• [Exercise description]: Search the records for the word "KArgs" and pick out every line that has it.

• [Stored data entries]:
-*-*-
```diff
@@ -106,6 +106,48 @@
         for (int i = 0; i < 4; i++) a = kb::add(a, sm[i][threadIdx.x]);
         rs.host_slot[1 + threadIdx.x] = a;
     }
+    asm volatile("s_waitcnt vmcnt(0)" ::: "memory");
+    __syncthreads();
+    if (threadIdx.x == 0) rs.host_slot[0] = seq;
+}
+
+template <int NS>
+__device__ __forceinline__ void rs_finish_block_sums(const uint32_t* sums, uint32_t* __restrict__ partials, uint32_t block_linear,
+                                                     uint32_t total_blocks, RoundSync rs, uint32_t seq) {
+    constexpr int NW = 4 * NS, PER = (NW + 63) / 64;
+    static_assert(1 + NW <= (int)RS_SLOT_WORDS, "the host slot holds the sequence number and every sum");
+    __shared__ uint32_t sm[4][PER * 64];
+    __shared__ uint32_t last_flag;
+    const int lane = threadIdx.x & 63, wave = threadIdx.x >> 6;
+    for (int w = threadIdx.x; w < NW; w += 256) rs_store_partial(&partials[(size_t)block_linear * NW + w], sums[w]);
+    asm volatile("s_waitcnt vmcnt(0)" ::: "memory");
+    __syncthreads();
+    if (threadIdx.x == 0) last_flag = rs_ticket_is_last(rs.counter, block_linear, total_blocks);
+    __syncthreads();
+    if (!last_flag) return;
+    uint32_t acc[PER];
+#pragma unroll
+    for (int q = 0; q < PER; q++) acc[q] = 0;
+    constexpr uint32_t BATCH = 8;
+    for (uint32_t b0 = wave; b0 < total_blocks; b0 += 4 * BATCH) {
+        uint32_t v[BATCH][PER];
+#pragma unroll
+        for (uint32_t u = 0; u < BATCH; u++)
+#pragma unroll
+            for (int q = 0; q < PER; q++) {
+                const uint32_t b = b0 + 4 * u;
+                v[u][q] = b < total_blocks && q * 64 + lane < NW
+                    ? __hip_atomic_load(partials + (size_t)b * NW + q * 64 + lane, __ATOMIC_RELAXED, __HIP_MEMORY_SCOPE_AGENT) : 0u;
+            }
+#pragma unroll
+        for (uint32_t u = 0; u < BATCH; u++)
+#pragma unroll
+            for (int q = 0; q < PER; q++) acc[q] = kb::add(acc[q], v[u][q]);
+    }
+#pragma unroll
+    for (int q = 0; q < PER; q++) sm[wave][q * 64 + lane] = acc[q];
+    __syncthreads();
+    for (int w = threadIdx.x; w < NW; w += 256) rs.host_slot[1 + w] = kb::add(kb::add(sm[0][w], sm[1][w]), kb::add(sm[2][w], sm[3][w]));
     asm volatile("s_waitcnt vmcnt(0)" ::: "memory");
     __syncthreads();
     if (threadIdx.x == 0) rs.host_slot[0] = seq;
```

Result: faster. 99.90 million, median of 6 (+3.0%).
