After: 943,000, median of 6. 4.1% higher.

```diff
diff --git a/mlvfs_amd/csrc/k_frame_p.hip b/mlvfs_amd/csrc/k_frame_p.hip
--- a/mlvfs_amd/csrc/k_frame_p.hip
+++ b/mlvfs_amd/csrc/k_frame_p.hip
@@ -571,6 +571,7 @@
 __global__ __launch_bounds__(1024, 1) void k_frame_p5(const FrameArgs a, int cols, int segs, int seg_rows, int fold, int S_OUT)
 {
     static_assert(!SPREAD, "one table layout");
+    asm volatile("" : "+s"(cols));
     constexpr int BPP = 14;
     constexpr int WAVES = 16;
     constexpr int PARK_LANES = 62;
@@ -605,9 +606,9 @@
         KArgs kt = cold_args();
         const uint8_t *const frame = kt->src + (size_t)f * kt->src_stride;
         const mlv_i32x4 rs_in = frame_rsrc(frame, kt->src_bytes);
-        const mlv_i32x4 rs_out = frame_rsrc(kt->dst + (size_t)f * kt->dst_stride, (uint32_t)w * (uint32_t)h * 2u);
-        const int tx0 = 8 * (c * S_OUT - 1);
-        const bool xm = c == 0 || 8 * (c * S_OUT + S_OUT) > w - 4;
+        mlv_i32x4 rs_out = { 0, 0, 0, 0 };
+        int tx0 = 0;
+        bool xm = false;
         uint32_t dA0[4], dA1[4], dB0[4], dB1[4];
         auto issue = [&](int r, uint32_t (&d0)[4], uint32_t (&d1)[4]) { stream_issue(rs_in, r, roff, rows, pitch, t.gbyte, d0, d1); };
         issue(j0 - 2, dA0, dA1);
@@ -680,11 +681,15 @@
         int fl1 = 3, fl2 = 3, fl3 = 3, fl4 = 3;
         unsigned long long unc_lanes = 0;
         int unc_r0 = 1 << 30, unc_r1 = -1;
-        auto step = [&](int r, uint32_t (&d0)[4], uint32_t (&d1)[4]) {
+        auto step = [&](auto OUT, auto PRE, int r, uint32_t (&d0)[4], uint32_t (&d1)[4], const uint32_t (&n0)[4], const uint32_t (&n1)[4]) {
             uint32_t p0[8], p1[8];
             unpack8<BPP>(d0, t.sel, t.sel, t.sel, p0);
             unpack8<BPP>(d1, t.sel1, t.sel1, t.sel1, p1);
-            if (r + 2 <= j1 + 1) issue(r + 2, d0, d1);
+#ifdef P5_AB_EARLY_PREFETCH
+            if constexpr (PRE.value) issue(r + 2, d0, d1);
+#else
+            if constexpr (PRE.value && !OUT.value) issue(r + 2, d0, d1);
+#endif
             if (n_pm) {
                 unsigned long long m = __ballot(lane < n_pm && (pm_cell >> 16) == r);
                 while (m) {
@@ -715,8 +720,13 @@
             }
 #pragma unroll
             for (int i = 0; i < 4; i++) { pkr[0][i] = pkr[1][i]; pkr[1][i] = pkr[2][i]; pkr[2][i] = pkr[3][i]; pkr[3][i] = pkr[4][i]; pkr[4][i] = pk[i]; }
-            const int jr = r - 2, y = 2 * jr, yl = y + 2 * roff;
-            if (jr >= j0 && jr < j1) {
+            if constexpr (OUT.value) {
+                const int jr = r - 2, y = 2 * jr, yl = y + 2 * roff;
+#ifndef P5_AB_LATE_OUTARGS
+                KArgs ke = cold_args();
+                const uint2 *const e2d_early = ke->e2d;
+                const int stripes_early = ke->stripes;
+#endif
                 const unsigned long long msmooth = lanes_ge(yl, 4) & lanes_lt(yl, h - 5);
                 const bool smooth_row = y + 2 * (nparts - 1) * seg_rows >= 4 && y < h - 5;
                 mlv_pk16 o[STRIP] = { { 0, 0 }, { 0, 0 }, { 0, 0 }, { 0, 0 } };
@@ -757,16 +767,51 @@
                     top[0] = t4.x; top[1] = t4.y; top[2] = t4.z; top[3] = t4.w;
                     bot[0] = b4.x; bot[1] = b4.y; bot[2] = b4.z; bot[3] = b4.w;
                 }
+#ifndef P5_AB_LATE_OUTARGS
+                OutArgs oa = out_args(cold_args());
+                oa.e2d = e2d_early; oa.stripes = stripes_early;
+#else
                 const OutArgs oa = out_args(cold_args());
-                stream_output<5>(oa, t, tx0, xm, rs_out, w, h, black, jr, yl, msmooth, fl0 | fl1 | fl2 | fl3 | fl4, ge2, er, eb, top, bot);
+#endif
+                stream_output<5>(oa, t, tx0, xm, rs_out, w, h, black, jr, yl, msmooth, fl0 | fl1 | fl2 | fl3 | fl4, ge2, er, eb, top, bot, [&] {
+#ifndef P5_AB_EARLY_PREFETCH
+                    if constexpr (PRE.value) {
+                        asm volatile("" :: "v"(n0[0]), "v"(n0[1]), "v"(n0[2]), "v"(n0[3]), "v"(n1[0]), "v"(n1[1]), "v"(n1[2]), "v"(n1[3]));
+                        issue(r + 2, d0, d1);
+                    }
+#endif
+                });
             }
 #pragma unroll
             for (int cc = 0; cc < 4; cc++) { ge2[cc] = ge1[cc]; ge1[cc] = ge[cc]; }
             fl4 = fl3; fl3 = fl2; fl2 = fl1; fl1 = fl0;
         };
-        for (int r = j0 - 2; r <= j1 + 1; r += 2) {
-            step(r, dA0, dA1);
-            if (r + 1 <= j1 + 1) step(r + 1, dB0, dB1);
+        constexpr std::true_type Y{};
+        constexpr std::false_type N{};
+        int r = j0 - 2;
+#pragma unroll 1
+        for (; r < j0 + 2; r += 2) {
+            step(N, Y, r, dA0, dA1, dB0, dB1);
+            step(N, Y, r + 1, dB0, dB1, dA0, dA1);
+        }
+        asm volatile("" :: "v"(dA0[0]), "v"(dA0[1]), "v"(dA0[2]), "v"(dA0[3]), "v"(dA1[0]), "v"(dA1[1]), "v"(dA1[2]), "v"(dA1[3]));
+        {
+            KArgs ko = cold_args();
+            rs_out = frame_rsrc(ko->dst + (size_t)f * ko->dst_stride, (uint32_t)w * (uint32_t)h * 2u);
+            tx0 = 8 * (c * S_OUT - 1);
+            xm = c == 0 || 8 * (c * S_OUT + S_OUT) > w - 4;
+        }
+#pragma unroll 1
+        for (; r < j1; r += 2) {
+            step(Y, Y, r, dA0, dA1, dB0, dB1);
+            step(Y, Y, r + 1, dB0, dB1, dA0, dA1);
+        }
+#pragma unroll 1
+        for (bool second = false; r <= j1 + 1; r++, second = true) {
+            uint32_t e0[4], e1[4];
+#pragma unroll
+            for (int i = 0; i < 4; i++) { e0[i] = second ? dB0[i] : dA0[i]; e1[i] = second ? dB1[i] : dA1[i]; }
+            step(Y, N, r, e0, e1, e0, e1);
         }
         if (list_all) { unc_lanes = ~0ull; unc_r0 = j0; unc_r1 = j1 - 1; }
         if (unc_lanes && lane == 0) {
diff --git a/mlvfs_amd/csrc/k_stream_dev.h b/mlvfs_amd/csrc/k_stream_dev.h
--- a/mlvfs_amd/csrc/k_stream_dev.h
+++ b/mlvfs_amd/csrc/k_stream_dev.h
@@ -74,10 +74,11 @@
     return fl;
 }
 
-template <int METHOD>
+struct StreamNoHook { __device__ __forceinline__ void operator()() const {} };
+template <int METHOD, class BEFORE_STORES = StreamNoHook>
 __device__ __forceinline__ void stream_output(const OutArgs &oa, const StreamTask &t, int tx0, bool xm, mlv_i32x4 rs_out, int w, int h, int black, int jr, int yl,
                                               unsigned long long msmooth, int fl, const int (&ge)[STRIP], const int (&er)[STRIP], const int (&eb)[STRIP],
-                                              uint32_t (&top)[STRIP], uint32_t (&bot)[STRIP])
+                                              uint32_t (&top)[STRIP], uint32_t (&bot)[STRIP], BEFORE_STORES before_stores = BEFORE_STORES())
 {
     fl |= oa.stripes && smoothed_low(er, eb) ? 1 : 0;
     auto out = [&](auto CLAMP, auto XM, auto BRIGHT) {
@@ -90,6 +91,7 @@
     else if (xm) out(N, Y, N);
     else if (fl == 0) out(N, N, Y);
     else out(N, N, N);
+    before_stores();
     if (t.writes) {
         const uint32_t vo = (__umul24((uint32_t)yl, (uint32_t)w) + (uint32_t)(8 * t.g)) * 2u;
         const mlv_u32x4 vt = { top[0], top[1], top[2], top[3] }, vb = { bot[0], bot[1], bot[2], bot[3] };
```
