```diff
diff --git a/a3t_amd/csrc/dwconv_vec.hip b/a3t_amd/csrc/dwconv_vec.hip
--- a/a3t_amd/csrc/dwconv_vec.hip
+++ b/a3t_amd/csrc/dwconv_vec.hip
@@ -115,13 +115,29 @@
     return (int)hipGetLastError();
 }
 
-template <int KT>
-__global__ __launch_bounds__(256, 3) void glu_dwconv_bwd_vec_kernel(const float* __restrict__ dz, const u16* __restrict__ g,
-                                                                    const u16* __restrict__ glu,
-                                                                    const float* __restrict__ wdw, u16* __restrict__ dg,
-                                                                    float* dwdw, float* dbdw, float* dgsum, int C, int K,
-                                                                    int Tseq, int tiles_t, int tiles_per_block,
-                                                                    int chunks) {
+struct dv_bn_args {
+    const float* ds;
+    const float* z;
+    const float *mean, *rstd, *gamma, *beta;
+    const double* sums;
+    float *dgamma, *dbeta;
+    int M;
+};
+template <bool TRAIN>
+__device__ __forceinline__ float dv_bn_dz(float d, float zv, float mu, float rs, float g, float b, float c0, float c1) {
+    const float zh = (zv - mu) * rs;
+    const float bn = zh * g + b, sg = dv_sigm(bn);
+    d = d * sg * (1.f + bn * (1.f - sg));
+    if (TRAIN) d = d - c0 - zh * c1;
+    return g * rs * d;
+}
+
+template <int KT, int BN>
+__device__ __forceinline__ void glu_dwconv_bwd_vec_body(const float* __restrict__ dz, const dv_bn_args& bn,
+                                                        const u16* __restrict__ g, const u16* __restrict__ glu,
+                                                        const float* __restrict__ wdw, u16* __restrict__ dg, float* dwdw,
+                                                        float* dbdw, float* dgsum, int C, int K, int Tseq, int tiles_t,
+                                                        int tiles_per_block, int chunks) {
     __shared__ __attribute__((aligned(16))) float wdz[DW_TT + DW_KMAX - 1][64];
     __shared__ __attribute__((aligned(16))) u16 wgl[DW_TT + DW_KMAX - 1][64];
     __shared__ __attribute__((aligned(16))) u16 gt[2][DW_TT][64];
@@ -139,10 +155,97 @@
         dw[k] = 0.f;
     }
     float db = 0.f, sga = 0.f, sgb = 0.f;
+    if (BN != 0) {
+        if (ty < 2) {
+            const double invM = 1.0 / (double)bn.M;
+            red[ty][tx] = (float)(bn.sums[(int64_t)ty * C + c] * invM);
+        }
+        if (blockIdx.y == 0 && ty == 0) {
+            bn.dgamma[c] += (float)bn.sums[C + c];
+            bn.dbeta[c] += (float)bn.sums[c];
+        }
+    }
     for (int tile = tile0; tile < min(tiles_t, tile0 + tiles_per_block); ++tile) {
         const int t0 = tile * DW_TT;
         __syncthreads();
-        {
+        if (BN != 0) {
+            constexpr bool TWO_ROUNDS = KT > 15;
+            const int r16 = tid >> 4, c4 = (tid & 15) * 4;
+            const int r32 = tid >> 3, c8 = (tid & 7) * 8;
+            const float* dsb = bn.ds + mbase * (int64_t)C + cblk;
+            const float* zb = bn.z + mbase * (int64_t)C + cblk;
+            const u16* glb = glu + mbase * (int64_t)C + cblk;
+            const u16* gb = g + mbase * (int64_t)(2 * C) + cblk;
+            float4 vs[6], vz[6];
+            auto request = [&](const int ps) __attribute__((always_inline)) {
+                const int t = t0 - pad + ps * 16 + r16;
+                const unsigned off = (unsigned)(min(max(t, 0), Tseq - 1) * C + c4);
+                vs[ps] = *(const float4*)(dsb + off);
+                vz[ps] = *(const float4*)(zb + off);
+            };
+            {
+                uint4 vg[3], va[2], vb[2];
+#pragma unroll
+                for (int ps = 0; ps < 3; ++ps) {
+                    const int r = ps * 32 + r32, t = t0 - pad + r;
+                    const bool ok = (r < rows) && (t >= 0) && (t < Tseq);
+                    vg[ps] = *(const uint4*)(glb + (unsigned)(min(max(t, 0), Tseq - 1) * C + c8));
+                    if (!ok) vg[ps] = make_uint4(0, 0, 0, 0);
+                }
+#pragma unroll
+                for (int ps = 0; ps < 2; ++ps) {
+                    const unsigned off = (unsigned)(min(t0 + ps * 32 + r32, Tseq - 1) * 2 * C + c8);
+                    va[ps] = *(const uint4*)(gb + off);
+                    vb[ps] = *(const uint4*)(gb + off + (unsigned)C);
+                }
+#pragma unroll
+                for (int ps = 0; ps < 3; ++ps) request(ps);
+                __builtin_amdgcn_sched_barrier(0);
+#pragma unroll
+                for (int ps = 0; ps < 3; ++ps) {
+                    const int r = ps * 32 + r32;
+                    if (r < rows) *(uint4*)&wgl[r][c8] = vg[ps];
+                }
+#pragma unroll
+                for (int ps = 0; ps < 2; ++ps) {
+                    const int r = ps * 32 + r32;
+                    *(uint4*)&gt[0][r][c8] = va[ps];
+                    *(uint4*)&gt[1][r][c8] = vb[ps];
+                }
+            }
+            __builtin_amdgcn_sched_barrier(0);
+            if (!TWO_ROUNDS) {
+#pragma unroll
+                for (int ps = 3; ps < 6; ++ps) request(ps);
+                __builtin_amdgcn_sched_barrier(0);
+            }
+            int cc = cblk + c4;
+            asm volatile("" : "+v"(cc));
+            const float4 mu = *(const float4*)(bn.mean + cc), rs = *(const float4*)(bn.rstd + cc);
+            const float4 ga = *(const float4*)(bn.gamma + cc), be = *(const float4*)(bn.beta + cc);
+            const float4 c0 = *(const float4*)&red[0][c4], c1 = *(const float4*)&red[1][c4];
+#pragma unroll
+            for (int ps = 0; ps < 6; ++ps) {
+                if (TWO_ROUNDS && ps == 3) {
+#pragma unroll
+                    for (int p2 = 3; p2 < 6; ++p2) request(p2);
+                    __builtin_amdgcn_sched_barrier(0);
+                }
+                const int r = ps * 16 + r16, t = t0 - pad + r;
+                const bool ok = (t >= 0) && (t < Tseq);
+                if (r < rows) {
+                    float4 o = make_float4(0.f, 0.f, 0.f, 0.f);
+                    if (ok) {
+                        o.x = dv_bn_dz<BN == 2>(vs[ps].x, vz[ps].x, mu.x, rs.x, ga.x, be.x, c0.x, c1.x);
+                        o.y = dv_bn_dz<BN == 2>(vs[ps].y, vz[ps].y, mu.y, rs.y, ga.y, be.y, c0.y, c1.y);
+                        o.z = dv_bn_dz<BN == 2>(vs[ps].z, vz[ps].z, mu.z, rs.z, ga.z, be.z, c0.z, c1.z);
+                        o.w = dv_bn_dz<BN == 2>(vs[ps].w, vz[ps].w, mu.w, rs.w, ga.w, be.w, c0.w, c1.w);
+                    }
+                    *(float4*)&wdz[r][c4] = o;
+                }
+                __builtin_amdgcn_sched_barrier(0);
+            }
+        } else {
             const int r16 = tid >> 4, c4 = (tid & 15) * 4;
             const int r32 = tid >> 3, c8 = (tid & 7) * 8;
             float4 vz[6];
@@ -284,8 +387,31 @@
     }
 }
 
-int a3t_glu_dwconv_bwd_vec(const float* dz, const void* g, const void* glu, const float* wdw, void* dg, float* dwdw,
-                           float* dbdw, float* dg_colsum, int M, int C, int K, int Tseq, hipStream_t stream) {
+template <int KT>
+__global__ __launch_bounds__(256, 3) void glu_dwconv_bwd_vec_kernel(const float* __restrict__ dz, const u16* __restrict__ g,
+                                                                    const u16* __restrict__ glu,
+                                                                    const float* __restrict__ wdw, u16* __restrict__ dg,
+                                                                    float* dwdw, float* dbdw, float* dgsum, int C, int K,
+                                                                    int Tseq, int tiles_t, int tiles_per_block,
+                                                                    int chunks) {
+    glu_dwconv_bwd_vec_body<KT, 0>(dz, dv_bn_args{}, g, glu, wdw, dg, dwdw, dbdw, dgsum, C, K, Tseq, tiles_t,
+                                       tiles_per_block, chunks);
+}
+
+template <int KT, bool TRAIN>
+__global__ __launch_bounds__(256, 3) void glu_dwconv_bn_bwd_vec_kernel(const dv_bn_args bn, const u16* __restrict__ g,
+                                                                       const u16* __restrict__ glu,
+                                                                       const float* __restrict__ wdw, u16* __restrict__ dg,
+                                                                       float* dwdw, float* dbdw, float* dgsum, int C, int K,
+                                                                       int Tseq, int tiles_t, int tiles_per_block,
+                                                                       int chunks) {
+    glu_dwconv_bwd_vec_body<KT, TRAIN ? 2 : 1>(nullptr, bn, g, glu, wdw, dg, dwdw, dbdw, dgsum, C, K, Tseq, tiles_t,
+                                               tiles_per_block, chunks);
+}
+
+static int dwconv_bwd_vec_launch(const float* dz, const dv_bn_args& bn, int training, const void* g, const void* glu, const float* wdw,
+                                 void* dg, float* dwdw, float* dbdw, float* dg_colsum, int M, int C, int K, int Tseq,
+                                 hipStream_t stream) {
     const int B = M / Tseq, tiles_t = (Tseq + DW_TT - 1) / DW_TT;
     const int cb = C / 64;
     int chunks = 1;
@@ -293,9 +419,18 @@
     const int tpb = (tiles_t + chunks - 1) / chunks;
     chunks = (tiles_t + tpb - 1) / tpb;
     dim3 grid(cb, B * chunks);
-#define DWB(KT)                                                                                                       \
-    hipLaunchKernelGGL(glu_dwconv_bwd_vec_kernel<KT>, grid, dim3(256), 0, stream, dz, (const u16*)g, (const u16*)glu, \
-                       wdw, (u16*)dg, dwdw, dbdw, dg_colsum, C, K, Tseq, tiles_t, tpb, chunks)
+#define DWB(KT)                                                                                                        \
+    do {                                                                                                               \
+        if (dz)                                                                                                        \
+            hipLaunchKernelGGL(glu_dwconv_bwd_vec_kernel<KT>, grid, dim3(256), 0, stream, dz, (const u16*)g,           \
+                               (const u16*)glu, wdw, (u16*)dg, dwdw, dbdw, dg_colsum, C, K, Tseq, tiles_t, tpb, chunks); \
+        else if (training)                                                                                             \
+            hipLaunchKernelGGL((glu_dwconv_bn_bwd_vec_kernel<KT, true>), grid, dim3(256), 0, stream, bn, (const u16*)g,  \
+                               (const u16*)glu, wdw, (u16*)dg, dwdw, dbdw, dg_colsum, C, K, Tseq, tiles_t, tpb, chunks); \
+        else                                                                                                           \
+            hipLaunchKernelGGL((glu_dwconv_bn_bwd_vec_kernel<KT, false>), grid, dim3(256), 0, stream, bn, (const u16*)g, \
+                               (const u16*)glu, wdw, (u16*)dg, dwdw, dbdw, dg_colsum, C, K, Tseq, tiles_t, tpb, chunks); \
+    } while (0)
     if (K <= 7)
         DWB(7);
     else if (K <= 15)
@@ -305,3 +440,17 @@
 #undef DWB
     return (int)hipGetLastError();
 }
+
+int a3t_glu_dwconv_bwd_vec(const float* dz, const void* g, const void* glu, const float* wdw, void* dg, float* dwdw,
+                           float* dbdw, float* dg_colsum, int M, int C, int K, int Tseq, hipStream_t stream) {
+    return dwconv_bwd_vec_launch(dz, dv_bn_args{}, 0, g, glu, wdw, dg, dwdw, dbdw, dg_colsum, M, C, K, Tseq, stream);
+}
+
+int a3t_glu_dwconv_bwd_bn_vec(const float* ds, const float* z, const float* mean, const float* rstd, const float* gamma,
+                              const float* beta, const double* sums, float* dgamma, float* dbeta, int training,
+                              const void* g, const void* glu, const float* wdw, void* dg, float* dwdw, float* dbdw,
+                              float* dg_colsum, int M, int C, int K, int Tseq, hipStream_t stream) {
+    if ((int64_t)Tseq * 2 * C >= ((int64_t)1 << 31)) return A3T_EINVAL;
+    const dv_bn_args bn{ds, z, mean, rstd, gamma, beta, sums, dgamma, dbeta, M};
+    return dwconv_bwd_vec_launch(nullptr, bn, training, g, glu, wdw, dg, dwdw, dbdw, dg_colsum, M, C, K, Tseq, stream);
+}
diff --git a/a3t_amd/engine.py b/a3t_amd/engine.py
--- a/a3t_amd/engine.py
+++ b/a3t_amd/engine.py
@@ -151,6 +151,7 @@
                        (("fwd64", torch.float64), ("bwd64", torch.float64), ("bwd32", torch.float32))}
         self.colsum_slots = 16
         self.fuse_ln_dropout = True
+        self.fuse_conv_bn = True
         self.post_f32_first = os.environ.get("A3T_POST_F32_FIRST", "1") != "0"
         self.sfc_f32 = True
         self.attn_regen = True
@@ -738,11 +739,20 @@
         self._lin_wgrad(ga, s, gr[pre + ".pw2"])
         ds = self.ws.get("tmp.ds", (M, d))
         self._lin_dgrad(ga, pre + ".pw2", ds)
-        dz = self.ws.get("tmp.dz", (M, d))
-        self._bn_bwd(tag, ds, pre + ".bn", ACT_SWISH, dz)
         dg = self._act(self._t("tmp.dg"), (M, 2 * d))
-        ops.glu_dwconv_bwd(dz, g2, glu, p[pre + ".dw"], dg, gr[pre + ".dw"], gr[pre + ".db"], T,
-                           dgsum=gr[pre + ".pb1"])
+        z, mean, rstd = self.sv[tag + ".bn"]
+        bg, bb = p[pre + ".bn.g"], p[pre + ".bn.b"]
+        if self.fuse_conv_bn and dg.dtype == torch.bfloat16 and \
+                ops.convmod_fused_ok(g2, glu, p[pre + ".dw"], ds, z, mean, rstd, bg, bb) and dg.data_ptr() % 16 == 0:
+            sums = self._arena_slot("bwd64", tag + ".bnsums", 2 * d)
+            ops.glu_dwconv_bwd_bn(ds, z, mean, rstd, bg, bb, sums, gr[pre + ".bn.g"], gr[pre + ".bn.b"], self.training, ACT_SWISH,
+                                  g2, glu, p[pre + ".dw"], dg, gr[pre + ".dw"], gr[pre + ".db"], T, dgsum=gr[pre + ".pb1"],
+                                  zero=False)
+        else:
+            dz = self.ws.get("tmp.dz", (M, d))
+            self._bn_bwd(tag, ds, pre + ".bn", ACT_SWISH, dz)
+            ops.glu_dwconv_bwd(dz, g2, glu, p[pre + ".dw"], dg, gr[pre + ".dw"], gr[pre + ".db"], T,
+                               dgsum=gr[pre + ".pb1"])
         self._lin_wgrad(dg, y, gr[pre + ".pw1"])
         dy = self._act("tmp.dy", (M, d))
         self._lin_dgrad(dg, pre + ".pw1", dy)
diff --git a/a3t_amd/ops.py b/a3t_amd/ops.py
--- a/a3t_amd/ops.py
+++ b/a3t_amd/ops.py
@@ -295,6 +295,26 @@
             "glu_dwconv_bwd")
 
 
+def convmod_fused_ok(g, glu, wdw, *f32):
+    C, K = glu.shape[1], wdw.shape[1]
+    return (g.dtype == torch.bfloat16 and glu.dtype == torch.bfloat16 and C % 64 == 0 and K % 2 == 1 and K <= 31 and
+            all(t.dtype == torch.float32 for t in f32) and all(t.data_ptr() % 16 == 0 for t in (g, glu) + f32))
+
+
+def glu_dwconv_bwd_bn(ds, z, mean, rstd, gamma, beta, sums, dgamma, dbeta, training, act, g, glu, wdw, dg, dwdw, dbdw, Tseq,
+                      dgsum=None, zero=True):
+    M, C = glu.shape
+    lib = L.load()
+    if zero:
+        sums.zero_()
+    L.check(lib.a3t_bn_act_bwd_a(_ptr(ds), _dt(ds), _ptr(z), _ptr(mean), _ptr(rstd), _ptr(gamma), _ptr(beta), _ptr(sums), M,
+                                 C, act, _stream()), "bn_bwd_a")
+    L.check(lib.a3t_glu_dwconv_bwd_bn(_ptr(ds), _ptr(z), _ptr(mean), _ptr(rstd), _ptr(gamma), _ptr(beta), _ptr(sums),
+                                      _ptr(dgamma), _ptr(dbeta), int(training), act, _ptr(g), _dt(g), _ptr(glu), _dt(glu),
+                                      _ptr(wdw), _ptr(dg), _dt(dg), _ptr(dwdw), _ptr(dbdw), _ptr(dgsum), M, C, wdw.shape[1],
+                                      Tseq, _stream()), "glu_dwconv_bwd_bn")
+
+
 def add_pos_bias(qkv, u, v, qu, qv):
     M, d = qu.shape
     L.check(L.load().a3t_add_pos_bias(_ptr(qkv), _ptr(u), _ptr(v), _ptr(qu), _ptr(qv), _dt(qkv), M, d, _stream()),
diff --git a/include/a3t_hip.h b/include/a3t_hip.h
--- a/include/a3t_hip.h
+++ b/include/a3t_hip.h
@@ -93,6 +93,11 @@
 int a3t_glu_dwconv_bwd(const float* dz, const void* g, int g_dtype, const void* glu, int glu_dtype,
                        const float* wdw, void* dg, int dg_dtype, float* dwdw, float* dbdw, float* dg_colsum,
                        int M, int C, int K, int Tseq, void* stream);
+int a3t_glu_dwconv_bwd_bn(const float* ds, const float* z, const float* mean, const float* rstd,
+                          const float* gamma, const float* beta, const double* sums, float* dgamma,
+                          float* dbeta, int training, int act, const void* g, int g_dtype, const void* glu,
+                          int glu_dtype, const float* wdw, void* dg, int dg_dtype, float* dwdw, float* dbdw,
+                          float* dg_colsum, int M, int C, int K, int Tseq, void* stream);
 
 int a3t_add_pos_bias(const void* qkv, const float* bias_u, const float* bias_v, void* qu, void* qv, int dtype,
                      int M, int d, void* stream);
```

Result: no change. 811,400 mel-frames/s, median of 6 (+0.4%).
-*-*-
• [Exercise output]:
         KArgs kt = cold_args();
+                KArgs ke = cold_args();
+            KArgs ko = cold_args();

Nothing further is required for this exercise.